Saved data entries

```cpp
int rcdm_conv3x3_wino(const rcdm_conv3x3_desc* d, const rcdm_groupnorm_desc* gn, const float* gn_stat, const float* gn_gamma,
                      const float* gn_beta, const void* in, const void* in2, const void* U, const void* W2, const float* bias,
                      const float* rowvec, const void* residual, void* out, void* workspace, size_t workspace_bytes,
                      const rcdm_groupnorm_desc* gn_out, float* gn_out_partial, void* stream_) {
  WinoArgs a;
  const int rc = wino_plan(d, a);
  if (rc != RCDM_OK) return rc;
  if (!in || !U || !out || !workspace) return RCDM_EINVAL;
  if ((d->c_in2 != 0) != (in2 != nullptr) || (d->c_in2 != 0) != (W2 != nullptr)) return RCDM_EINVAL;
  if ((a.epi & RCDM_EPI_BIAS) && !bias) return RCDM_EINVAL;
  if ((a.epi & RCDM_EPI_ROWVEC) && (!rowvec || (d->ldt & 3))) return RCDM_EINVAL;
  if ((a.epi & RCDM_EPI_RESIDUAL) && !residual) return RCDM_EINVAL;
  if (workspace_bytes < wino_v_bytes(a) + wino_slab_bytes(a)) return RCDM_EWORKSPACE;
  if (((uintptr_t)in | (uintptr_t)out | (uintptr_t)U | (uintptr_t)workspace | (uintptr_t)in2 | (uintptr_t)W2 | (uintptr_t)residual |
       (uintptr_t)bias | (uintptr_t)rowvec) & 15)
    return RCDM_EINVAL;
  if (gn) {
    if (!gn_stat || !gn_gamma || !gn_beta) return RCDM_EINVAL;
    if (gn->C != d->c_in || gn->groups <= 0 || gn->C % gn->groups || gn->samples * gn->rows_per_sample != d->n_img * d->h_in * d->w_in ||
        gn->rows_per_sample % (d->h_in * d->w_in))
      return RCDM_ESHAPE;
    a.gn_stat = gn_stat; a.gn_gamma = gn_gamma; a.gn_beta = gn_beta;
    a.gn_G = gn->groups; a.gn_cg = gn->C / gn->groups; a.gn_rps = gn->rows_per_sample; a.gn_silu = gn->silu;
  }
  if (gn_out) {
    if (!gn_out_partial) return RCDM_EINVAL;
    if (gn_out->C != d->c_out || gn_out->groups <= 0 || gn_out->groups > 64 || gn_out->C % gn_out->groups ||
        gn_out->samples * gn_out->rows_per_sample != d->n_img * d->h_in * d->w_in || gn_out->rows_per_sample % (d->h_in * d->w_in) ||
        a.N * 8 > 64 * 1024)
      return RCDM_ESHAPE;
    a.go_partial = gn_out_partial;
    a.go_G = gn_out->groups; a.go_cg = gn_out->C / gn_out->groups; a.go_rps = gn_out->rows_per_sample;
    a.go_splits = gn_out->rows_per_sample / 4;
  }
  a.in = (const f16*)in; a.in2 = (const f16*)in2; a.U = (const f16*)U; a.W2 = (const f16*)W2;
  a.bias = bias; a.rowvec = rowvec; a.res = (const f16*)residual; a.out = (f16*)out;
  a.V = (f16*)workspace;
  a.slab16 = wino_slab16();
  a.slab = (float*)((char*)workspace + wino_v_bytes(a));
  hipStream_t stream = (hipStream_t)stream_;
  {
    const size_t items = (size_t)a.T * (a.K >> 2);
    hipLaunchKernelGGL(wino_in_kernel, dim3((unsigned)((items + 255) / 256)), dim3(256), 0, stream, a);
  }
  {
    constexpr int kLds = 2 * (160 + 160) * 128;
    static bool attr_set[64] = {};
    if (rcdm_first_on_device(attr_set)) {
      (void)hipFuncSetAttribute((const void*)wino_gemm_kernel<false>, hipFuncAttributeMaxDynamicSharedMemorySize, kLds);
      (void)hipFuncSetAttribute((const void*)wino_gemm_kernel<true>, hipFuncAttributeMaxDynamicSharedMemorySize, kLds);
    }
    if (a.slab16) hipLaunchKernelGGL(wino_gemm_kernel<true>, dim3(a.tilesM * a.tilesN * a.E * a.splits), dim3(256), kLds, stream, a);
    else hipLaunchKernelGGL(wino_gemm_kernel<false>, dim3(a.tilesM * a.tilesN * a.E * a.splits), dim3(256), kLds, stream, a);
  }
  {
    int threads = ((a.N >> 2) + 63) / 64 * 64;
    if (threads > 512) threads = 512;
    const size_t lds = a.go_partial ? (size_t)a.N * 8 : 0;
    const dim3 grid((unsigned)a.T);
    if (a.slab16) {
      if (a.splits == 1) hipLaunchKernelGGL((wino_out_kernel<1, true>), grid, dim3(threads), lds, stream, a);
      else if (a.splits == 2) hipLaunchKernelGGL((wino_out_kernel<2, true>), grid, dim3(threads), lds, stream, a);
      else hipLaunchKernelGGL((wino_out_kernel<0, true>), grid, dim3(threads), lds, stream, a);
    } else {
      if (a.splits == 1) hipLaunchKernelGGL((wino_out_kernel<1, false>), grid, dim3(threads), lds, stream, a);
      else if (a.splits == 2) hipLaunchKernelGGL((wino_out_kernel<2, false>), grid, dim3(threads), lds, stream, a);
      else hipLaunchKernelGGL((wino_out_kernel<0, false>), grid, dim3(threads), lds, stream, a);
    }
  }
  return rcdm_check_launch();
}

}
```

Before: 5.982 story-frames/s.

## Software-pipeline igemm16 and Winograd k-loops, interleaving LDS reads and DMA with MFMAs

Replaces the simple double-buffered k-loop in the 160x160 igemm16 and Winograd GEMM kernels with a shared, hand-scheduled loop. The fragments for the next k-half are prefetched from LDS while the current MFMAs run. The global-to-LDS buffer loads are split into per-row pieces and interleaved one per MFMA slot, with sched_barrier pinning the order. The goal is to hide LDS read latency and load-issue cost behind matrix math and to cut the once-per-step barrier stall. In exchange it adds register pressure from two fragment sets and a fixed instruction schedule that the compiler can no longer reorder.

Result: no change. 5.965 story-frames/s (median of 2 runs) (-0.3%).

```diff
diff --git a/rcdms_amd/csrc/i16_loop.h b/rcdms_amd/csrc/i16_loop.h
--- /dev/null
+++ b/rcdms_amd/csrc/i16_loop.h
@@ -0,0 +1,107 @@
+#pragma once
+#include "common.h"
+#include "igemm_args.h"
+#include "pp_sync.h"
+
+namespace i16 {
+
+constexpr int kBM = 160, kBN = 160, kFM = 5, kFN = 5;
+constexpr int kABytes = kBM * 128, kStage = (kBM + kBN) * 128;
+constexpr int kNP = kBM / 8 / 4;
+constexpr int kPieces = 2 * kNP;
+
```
...
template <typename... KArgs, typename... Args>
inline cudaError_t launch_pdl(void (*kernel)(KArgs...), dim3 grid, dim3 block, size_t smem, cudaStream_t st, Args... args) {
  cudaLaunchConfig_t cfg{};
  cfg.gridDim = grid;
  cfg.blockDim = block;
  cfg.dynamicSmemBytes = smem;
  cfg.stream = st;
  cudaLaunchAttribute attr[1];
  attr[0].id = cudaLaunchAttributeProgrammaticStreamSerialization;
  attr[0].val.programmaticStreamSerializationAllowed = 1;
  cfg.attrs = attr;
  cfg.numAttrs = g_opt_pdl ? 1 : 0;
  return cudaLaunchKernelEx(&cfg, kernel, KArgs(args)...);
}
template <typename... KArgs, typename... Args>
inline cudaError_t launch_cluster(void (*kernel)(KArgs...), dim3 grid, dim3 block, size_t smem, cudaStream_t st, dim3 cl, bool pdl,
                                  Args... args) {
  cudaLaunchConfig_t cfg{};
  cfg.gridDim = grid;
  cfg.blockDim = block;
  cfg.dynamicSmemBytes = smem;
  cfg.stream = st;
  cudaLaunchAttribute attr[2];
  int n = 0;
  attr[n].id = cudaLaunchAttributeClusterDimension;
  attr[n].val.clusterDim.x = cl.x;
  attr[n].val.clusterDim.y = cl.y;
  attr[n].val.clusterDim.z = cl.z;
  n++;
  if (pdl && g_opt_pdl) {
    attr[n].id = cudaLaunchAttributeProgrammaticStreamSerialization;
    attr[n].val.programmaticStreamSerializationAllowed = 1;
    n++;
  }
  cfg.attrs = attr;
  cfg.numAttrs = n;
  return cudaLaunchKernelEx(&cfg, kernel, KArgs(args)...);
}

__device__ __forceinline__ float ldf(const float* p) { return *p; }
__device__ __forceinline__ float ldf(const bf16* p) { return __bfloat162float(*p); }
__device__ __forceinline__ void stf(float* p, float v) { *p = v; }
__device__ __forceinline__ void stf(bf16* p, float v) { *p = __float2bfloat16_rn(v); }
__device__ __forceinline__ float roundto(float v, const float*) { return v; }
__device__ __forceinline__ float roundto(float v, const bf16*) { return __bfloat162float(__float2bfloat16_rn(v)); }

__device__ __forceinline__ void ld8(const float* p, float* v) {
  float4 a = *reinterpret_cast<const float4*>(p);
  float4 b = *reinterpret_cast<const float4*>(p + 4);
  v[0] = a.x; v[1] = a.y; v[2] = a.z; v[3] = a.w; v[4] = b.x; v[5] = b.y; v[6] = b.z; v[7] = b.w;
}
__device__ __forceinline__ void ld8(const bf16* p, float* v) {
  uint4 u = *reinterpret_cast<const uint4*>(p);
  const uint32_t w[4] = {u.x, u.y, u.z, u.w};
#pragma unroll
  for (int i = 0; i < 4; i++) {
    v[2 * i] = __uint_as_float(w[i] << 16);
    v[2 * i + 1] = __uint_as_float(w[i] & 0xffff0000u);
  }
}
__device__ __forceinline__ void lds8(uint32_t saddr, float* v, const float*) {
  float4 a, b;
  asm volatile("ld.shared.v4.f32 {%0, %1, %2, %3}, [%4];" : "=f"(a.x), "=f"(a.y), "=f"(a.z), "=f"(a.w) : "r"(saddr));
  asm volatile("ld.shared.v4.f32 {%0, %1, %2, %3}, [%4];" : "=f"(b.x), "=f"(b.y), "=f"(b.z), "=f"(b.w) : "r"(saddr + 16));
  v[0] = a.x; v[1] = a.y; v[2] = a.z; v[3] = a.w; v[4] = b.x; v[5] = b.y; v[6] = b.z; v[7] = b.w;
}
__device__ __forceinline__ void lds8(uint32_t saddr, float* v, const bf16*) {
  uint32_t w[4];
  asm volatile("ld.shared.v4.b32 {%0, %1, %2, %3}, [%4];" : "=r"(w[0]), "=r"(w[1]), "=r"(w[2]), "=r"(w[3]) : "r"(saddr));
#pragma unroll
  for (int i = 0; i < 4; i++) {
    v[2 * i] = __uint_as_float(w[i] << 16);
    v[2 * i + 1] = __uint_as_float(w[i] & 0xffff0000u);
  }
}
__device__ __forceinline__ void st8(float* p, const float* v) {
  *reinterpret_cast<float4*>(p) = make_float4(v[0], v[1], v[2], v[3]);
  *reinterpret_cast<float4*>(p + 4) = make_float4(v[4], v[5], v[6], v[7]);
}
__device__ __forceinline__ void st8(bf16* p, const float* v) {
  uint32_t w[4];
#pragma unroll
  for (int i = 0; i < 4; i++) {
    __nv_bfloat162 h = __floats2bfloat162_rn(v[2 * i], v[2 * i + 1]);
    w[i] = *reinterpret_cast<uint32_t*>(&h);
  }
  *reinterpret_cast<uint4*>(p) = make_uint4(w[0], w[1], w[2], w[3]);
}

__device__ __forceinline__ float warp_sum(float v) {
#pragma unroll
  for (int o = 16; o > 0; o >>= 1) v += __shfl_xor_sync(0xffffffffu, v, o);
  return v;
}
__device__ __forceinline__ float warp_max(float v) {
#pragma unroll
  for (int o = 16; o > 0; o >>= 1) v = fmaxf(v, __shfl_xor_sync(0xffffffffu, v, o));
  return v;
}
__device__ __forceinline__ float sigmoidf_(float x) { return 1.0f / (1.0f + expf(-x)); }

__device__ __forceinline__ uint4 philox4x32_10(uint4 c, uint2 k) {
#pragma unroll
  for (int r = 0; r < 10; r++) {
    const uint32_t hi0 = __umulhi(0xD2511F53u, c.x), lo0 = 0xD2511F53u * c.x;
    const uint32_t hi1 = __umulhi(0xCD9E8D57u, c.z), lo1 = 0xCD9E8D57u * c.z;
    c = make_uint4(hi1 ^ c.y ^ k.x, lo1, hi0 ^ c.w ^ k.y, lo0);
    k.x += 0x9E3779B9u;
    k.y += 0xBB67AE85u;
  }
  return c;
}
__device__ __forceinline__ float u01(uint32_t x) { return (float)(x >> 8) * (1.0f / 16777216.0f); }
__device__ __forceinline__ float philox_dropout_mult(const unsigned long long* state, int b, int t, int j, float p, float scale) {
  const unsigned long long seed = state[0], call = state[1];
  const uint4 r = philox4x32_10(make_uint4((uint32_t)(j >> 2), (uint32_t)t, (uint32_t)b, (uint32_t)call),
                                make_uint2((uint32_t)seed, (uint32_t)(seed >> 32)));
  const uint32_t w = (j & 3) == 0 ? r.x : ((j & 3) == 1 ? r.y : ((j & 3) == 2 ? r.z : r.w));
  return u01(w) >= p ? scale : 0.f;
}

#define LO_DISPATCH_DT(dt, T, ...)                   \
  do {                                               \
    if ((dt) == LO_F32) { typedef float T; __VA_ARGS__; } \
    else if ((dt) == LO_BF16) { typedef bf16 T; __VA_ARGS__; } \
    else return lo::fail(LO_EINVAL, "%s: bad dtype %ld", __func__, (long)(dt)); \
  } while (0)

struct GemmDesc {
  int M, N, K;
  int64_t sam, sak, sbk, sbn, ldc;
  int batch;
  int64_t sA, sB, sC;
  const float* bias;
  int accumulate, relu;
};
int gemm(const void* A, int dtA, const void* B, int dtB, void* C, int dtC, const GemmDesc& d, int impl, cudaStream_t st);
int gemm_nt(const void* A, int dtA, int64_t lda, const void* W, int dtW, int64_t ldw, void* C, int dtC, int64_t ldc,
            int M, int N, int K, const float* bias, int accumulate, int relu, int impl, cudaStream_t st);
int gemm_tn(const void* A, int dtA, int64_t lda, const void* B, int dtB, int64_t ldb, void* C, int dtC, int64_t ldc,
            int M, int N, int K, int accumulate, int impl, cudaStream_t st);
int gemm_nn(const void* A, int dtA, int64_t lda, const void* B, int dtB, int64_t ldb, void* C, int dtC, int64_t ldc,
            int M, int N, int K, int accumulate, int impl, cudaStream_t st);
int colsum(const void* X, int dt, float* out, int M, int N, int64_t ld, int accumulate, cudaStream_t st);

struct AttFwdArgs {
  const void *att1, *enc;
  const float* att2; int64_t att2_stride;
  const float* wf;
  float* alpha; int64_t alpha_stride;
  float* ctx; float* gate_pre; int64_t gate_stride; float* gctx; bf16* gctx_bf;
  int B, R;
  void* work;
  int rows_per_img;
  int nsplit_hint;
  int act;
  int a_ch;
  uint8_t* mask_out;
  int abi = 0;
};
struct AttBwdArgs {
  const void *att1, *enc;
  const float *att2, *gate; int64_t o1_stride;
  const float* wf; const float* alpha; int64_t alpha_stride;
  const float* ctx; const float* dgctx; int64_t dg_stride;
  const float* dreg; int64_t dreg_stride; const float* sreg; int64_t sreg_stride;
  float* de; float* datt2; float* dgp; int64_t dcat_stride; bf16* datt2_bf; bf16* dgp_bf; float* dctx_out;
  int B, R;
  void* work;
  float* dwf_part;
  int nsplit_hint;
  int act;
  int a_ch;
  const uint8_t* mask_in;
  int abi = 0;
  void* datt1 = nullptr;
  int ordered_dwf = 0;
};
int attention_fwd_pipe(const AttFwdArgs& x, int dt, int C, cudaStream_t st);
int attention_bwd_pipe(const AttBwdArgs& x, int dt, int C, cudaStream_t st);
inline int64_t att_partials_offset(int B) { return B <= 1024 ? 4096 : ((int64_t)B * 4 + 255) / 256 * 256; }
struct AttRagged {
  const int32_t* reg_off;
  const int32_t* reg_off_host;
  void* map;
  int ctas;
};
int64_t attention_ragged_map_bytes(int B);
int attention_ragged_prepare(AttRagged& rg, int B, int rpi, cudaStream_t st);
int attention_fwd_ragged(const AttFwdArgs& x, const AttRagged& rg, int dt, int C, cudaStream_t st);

» **Task statement**:
Scan the entries above and copy each line where "unsigned" occurs.

» **Exercise solution**:
    hipLaunchKernelGGL(wino_in_kernel, dim3((unsigned)((items + 255) / 256)), dim3(256), 0, stream, a);
    const dim3 grid((unsigned)a.T);
__device__ __forceinline__ float philox_dropout_mult(const unsigned long long* state, int b, int t, int j, float p, float scale) {
  const unsigned long long seed = state[0], call = state[1];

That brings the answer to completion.